The Tracking Meteogram Tool was used to see the evolution of the Lightning Jump, reflectivity and Flash Extent Density verses time. The take home from this is that a lightning jump or rapid increase in Flash Density within a storm correlates with a rapid intensity of a storm. Note that between 21:06z and 21:08z the Flash Extent Density rapidly increased or “jumped” from 1 flash/km^2 to 10 flashes/km^2 which triggered the Lightning Jump Detection Algorithm to increase from 0 to 1 sigma. During this time the dBz values of reflectivity increased from 20 dBz to greater than 55 dBz in 8-9 minutes. This cell was also somewhat low-topped with echo tops only reaching to around 32kft. Please keep in mind that this is a weak example of just how rapidly a cell can intensify since the jump was only 1 sigma.
Shawn Smith
ProbSevere Underestimates Storm in N AR on May 15
The storm below produced golf ball size hail (around 1.75 in diameter) and had 50 dBZ up to 31157 ft MSL from SRX radar (114 nm to the west southwest). ProbSevere only indicated 13% for severe with 1049 J/kg, 25.4 kt of EBShear, and 0.60 in MESH. The lack of nearby radar data with the LZK (Little Rock) WSR-88D being inoperable may have significantly impacted the ProbSevere algorithm.
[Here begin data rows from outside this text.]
__device__ __forceinline__ int x2_index(int c) { return ((c >> 4) << 5) + (c & 15); }
template <int F, int CT, int NPT, int EPI, bool R16, bool X2 = false>
__device__ __forceinline__ void conv_epilogue_h8(f32x4 (&acc)[CT][NPT], const int (&mrow)[NPT], int M, int co_base, int kq,
                                                 float* __restrict__ out32, _Float16* __restrict__ out16, const float* par, int pstride,
                                                 float wsc, float& amax) {
    static_assert(CT % 2 == 0, "tile pairs");
    static_assert(!(X2 && R16), "split precision keeps the f32 residual stream");
#pragma unroll
    for (int t = 0; t < NPT; ++t) {
        if (mrow[t] >= M) continue;
#pragma unroll
        for (int u = 0; u < CT / 2; ++u) {
            const int lc = u * 32 + kq * 8, col = co_base + lc;
// ... 1167 lines not shown
    const int grid_h = (M + 255) / 256;
    constexpr int COS = F / 128;
    const int nblk_h2 = COS == 1 ? grid_h : (grid_h + 7) / 8 * 8 * COS;
    const double conv_flops = 2.0 * 9.0 * (double)F * (double)F * (double)M;
    constexpr int WQ = F / 4 + F / 4 + F;
    const bool big = (long long)M * F * 4 >= (1ll << 31);
    Chain chain = n->path.chain;
    if (chain == CHAIN_DMA && (long long)conv_sg_rows(rows, P) * F * 4 >= (1ll << 31)) chain = CHAIN_F32;
    if (chain == CHAIN_SPLIT && big) TG_FAIL(ctx, TG_ERR_ARG, "split-precision path: rows * P * F * 4 bytes must stay below 2 GiB per activation buffer");
    if (chain == CHAIN_F16 && (long long)M * F * 2 >= (1ll << 31)) TG_FAIL(ctx, TG_ERR_ARG, "fp16 path: rows * P * F * 2 bytes must stay below 2 GiB per activation buffer");
    const bool h16 = chain == CHAIN_F16 || chain == CHAIN_SPLIT, x2 = chain == CHAIN_SPLIT;
    const bool head16 = chain == CHAIN_F16 || (x2 && n->path.head_x2);
    auto wsc = [&](size_t conv) { return x2 ? n->wsc + conv : nullptr; };
    const size_t nl = n->layers.size(), nb = n->blocks.size();
    auto next_bn = [&](size_t j, const float** sn, const float** tn) -> bool {
        *sn = nullptr; *tn = nullptr;
        if (chain == CHAIN_F32) return false;
        if (j < nl && n->layers[j].kind == 0) { const BlockW& b = n->blocks[n->layers[j].ridx]; *sn = b.s1; *tn = b.t1; return true; }
        if (j == nl && head16) { *sn = n->s_end; *tn = n->t_end; return true; }
        return false;
    };

    float* x = n->bufA; float* y = n->bufB;
    auto stem = [&](bool act, const float* sn, const float* tn) {
        if constexpr (WIDE) {
            if (h16) {
                auto* k = x2 ? &k_conv3x3_h2<S, 64, F, 4, false, true> : n->path.r16 ? &k_conv3x3_h2<S, 64, F, 4, true> : &k_conv3x3_h2<S, 64, F, 4>;
                hipLaunchKernelGGL(k, dim3(nblk_h2), dim3(256), 0, st, n->x0h, x, act ? n->act16 : nullptr, nullptr, n->stem_h, n->stem.b,
                                   sn, tn, M, nblk_h2, wsc(2 * nb), n->range);
                return;
            }
            if (chain == CHAIN_DMA) {
                hipLaunchKernelGGL((k_conv3x3<S, 16, F, false, 0, 9, 2, true>), dim3(grid), dim3(256), 0, st, n->x0, x, nullptr, n->stem.w,
                                   n->stem.b, nullptr, nullptr, M, act ? n->bufAct : nullptr, sn, tn);
                return;
            }
        }
        hipLaunchKernelGGL((k_conv3x3<S, 16, F, false, 0>), dim3(grid), dim3(256), 0, st, n->x0, x, nullptr, n->stem.w, n->stem.b, nullptr, nullptr, M);
    };
    auto block = [&](const BlockW& b, int ridx, float* out, bool act, const float* sn, const float* tn) {
        if constexpr (WIDE) {
            if (h16) {
                auto* k1 = x2 ? &k_conv3x3_h2<S, 2 * F, F, 0, false, true> : &k_conv3x3_h2<S, F, F, 0>;
                auto* k2 = x2 ? &k_conv3x3_h2<S, 2 * F, F, 1, false, true> : n->path.r16 ? &k_conv3x3_h2<S, F, F, 1, true> : &k_conv3x3_h2<S, F, F, 1>;
                { ProfScope ps(n, st, conv_flops);
                  hipLaunchKernelGGL(k1, dim3(nblk_h2), dim3(256), 0, st, n->act16, nullptr, n->h16, nullptr, b.h1, b.c1.b, nullptr, nullptr,
                                     M, nblk_h2, wsc(2 * ridx), n->range); }
                { ProfScope ps(n, st, conv_flops);
                  hipLaunchKernelGGL(k2, dim3(nblk_h2), dim3(256), 0, st, n->h16, out, act ? n->act16 : nullptr, x, b.h2, b.c2.b, sn, tn,
                                     M, nblk_h2, wsc(2 * ridx + 1), n->range); }
                return;
            }
            if (chain == CHAIN_DMA) {
                const int grid_sd = ((rows + 127) / 128 * P + 7) / 8 * 8;
                auto* k1 = &k_conv3x3_sg<S, F, 0>;
                auto* k2 = &k_conv3x3_sg<S, F, 1>;
                { ProfScope ps(n, st, conv_flops);
                  hipLaunchKernelGGL(k1, dim3(grid_sd), dim3(256), 0, st, n->bufAct, n->bufH, nullptr, b.g1, b.c1.b, nullptr, nullptr, nullptr, rows); }
                { ProfScope ps(n, st, conv_flops);
                  hipLaunchKernelGGL(k2, dim3(grid_sd), dim3(256), 0, st, n->bufH, out, x, b.g2, b.c2.b, act ? n->bufAct : nullptr, sn, tn, rows); }
                return;
            }
        }
        { ProfScope ps(n, st, conv_flops);
          hipLaunchKernelGGL((k_conv3x3<S, F, F, true, 0, 9, NPT>), dim3(grid_f), dim3(256), 0, st, x, n->bufH, nullptr, b.c1.w, b.c1.b, b.s1, b.t1, M); }
        { ProfScope ps(n, st, conv_flops);
          hipLaunchKernelGGL((k_conv3x3<S, F, F, false, 1, 9, NPT>), dim3(grid_f), dim3(256), 0, st, n->bufH, out, x, b.c2.w, b.c2.b, nullptr, nullptr, M); }
    };
    auto attention = [&](const AttW& a, const float* xin, float* xout, const float* ps, const float* pt, bool act, const float* sn, const float* tn) -> int {
        if constexpr (S == 9 && F == 128) {
            if (x2) {
                constexpr int lds3 = (int)(sizeof(_Float16) * F / 16 * WQ * 32 + sizeof(float) * (WQ + 6 * F) + 4096);
                const int nwg = (rows + 3) / 4 < 256 ? (rows + 3) / 4 : 256;
                auto* k = ps ? &k_attention_x3<S, F, true> : &k_attention_x3<S, F, false>;
                hipLaunchKernelGGL(k, dim3(nwg), dim3(256), lds3, st, xin, xout, act ? n->act16 : nullptr, a.x3w, a.qkv.b, a.x3sc,
                                   a.gamma, a.s, a.t, ps, pt, sn, tn, rows, n->range);
                return 0;
            }
            if (chain == CHAIN_F16 && n->path.att_h) {
                constexpr int ldsh = (int)(sizeof(_Float16) * F / 32 * WQ * 32 + sizeof(float) * (WQ + 6 * F) + 4096);
                const int nwg = (rows + 3) / 4 < 256 ? (rows + 3) / 4 : 256;
                auto* k = ps ? &k_attention_h<S, F, true> : &k_attention_h<S, F, false>;
                hipLaunchKernelGGL(k, dim3(nwg), dim3(256), ldsh, st, xin, xout, act ? n->act16 : nullptr, a.x3w, a.qkv.b,
// ... 33 lines not shown
    auto head_conv = [&](const float* in, float* outp, const float* Wg, const ConvW& cw, const float* ps, const float* pt) {
        const char* hg = getenv("TG_HEAD_GEMM");
        if (hg && atoi(hg) == 0) {
            auto* k = ps ? &k_conv3x3<S, F, 16, true, 0> : &k_conv3x3<S, F, 16, false, 0>;
            hipLaunchKernelGGL(k, dim3(grid), dim3(256), 0, st, in, outp, nullptr, cw.w, cw.b, ps, pt, M, nullptr, nullptr, nullptr);
            return;
        }
        constexpr int TMH = 64 * (S == 9 ? 3 : 4) - 2 * (S + 1);
        const int nt = (M + TMH - 1) / TMH, g = nt < 512 ? nt : 512;
        auto* k = ps ? &k_head_gemm<S, F, true> : &k_head_gemm<S, F, false>;
        hipLaunchKernelGGL(k, dim3(g), dim3(256), 0, st, in, outp, Wg, cw.b, ps, pt, M, nt);
    };

    if (h16) {
        int g0h = (int)(((size_t)M * 8 + 255) / 256); if (g0h > 65535) g0h = 65535;
        if (n->in_bits) hipLaunchKernelGGL((k_bits_to_rows_h<S>), dim3(g0h), dim3(256), 0, st, n->in_bits, n->in_slot, n->x0h, rows, n->C, n->in_words);
        else hipLaunchKernelGGL((k_obs_to_rows_h<S>), dim3(g0h), dim3(256), 0, st, obs, n->x0h, rows, n->C);
    } else {
        int g0 = (int)(((size_t)M * 16 + 255) / 256); if (g0 > 65535) g0 = 65535;
        if (n->in_bits) hipLaunchKernelGGL((k_bits_to_rows<S>), dim3(g0), dim3(256), 0, st, n->in_bits, n->in_slot, n->x0, rows, n->C, n->in_words);
        else hipLaunchKernelGGL((k_obs_to_rows<S>), dim3(g0), dim3(256), 0, st, obs, n->x0, rows, n->C);
    }
    const float* sn; const float* tn;
    { const bool act = next_bn(0, &sn, &tn); stem(act, sn, tn); }
    for (size_t i = 0; i < nl; ++i) {
        const Layer& L = n->layers[i];
        const bool act = next_bn(i + 1, &sn, &tn);
        if (L.kind == 1) {
            if (attention(L.a, x, y, nullptr, nullptr, act, sn, tn)) TG_FAIL(ctx, TG_ERR_ARG, "attention blocks: no kernel for this shape and precision (built: f32 at 9x9 with 32 / 64 / 128 / 256 filters and at 19x19 with 128 / 256, f16 at 9x9 with 128, f32x3 at 9x9 with 128 / 256)");
        } else {
            block(n->blocks[L.ridx], L.ridx, i + 1 == nl && head16 && !n->pol_att ? nullptr : y, act, sn, tn);
        }
        float* t = x; x = y; y = t;
    }
    if (!head16) {
        head_conv(x, n->hc, n->head_g, n->head, n->s_end, n->t_end);
    } else if constexpr (WIDE) {
        if (!x2) {
            hipLaunchKernelGGL((k_head_h<S, F>), dim3(grid_h), dim3(256), 0, st, n->act16, n->hc, n->head_h, n->head.b, M);
        } else if constexpr (F == 128) {
            constexpr int TMH = 64 * (S == 9 ? 3 : 4) - 2 * (S + 1);
            const int nt = (M + TMH - 1) / TMH, g = nt < 512 ? nt : 512;
            hipLaunchKernelGGL((k_head_gemm_x2<S, F>), dim3(g), dim3(256), 0, st, n->act16, n->hc, n->head_x2, n->head_x2sc, n->head.b, M, nt);
        }
    }
    const float* hca = n->hc;
    if (n->pol_att) {
        if (attention(n->patt, x, y, n->s_end, n->t_end, false, nullptr, nullptr)) TG_FAIL(ctx, TG_ERR_ARG, "attention policy head: no kernel for this shape and precision (built: f32 at 9x9 with 32 / 64 / 128 / 256 filters and at 19x19 with 128 / 256, f16 at 9x9 with 128, f32x3 at 9x9 with 128 / 256)");
        head_conv(y, n->hca, n->head_ag, n->head_a, nullptr, nullptr);
        hca = n->hca;
    }
    hipLaunchKernelGGL((k_heads<S>), dim3((rows + HeadRows<S>::N - 1) / HeadRows<S>::N), dim3(256), 0, st, n->hc, hca, n->w_vo, n->b_vo, n->w_v, n->b_v,
                       n->w_o, n->b_o, n->w_a, n->b_a, policy, value, own, rows);
    TG_HIP(ctx, hipGetLastError());
// ... 152 lines not shown
    return TG_OK;
}
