# sozoluffy/TensorNetworks

Measured on AMD Instinct MI355X. Metric: ksd_gradient_steps_per_sec, higher is better.
Workload: dtype f64; 1 GPU; n16_L6_dense; n_qubits=16, layers=6, ansatz=hardware_efficient, params=288, gram=dense, bayesian_network=synthetic n=16 seed=0 (SURVEY 8d), optimizer=adam lr=0.005 cosine clip=10, parallelism=paramshift + gram row shard x1

## Files before the change

### tensornetworks_amd/csrc/plan.cpp

```cpp
#include "plan.hpp"

#include <algorithm>
#include <array>
#include <cstring>
#include <utility>

namespace bornvi {

int num_params(int ansatz, int n, int layers) {
  if (ansatz == 0 || ansatz == 1) return layers * 3 * n;
  if (ansatz == 2) return layers * 2 * n;
  return -1;
}

bool build_gate_list(int ansatz, int n, int layers, std::vector<Gate>& g) {
  g.clear();
  int p = 0;
  auto rot = [&](int kind, int w) { g.push_back({kind, w, -1, p++}); };
  if (ansatz == 0) {
    for (int i = 0; i < n; ++i) g.push_back({G_H, i, -1, -1});
    for (int l = 0; l < layers; ++l) {
      for (int i = 0; i < n; ++i) { rot(G_RX, i); rot(G_RY, i); rot(G_RZ, i); }
      if (n > 1) {
        for (int i = 0; i + 1 < n; ++i) g.push_back({G_CNOT, i, i + 1, -1});
// ... 180 lines not shown
}

std::vector<int> order_for_banks(std::vector<int> pos) {
  std::sort(pos.begin(), pos.end());
  std::vector<int> out;
  std::vector<char> used(pos.size(), 0);
  bool res_used[4] = {false, false, false, false};
  auto take = [&](auto pred) -> bool {
    for (size_t i = 0; i < pos.size(); ++i)
      if (!used[i] && pred(pos[i])) { used[i] = 1; out.push_back(pos[i]); res_used[pos[i] & 3] = true; return true; }
    return false;
  };
  for (int s = 0; s < 3 && out.size() < pos.size(); ++s)
    if (!take([&](int p) { return (p & 3) != 3 && !res_used[p & 3]; }))
      take([&](int) { return true; });
  if (out.size() < pos.size())
    if (!take([&](int p) { return (p & 3) == 3; })) take([&](int) { return true; });
  if (out.size() < pos.size() && out.size() >= 2) {
    int r0 = out[0] & 3, r1 = out[1] & 3;
    if (!take([&](int p) { return (p & 3) == r0 || (p & 3) == r1; })) take([&](int) { return true; });
  }
  for (size_t i = 0; i < pos.size(); ++i)
    if (!used[i]) out.push_back(pos[i]);
  return out;
}

void split_pass_ops(const std::vector<Op>& ops, const std::vector<int>& pass_ops, int n, bool is_init,
                    std::vector<int>& lead, std::vector<int>& core, std::vector<int>& trail) {
  lead.clear(); core.clear(); trail.clear();
  std::vector<char> touched(n, 0);
  std::vector<int> mid;
  for (int idx : pass_ops) {
    const Op& o = ops[idx];
    if (!is_init && o.kind == K_CX && !touched[o.a] && !touched[o.b]) { lead.push_back(idx); continue; }
    touched[o.a] = 1; if (o.b >= 0) touched[o.b] = 1;
    mid.push_back(idx);
  }
  std::fill(touched.begin(), touched.end(), 0);
  std::vector<int> trail_rev, core_rev;
  for (size_t q = mid.size(); q-- > 0;) {
    const Op& o = ops[mid[q]];
    if (o.kind == K_CX && !touched[o.a] && !touched[o.b]) { trail_rev.push_back(mid[q]); continue; }
    touched[o.a] = 1; if (o.b >= 0) touched[o.b] = 1;
    core_rev.push_back(mid[q]);
  }
  core.assign(core_rev.rbegin(), core_rev.rend());
  trail.assign(trail_rev.rbegin(), trail_rev.rend());
}

int count_stages(const std::vector<Op>& ops, const std::vector<int>& core, int n, int r, bool defer_cx3, bool read_map) {
  std::vector<int> pool = core, rest;
  int cnt = 0;
  while (!pool.empty()) {
    StageSel sel;
    stage_select(ops, pool, n, r, sel, rest, defer_cx3, read_map);
    if (sel.count() == 0) return 1 << 20;
    ++cnt;
    pool = rest;
  }
  return cnt;
}
bool pick_defer_policy(const std::vector<Op>& ops, const std::vector<int>& core, int n, int r, bool read_map) {
  return read_map && count_stages(ops, core, n, r, true, true) < count_stages(ops, core, n, r, false, true);
}

void first_last_stage_targets(const std::vector<Op>& ops, const std::vector<int>& pass_ops, int n, int r, bool is_init,
                              std::vector<int>& first_t, std::vector<int>& last_t, bool read_map) {
  std::vector<int> lead, core, trail, rest;
  split_pass_ops(ops, pass_ops, n, is_init, lead, core, trail);
  first_t.clear(); last_t.clear();
  std::vector<int> pool = core;
  bool first = true;
  const bool defer = pick_defer_policy(ops, core, n, r, read_map);
  while (!pool.empty()) {
    StageSel sel;
    stage_select(ops, pool, n, r, sel, rest, defer, read_map);
    if (sel.count() == 0) break;
    if (first) { first_t = sel.targets; first = false; }
    last_t = sel.targets;
    pool = rest;
  }
}

struct PassInfo {
  std::vector<int> ops;
  std::vector<int> targets;
  std::vector<int> local;
  std::vector<int> global;
  std::vector<int> lds_wire;
  std::vector<int> in_low;
  std::vector<int> out_low;
};

}

namespace {
struct BuildSpec {
  int n = 0;
  std::vector<Op> ops;
  std::vector<Fused> fused;
  int n_params = 0, n_gates = 0;
  bool in_state = false;
  bool out_state = false;
  std::vector<std::pair<int, int>> out_perm;
};
bool build_plan(const BuildSpec& spec, const PlanOptions& opt, Plan& plan, std::string& msg);
}

namespace {
bool make_plan_impl(int ansatz, int n, int layers, const PlanOptions& opt, Plan& plan, std::string& msg, std::vector<TailOp>* tail);
}

bool make_plan(int ansatz, int n, int layers, const PlanOptions& opt, Plan& plan, std::string& msg) {
  return make_plan_impl(ansatz, n, layers, opt, plan, msg, nullptr);
}

bool make_state_plan(int ansatz, int n, int layers, const PlanOptions& opt, Plan& plan, std::vector<TailOp>& tail, std::string& msg) {
  tail.clear();
  return make_plan_impl(ansatz, n, layers, opt, plan, msg, &tail);
}
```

ProbSevere seems to again be underestimating the severe potential and expected hail size. The environment was characterized with low topped severe storms with mid/upper trough overhead. The 12Z LZK sounding is below as the last image.
Michael Scotten
Nearcast Tool – Convective Coverage
Above is the NearCast imagery at 22Z. Utilizing this imagery, a pretty apparent boundary is evident across portions of MO into northwest Arkansas. Along this boundary, convection was much more widespread than it was further south. Further south, despite better instability, there is no indication of any boundary which likely explains the more scattered nature of the convection. Operationally, seeing this boundary on the nearcast model would give me higher confidence in convective coverage further north versus further south.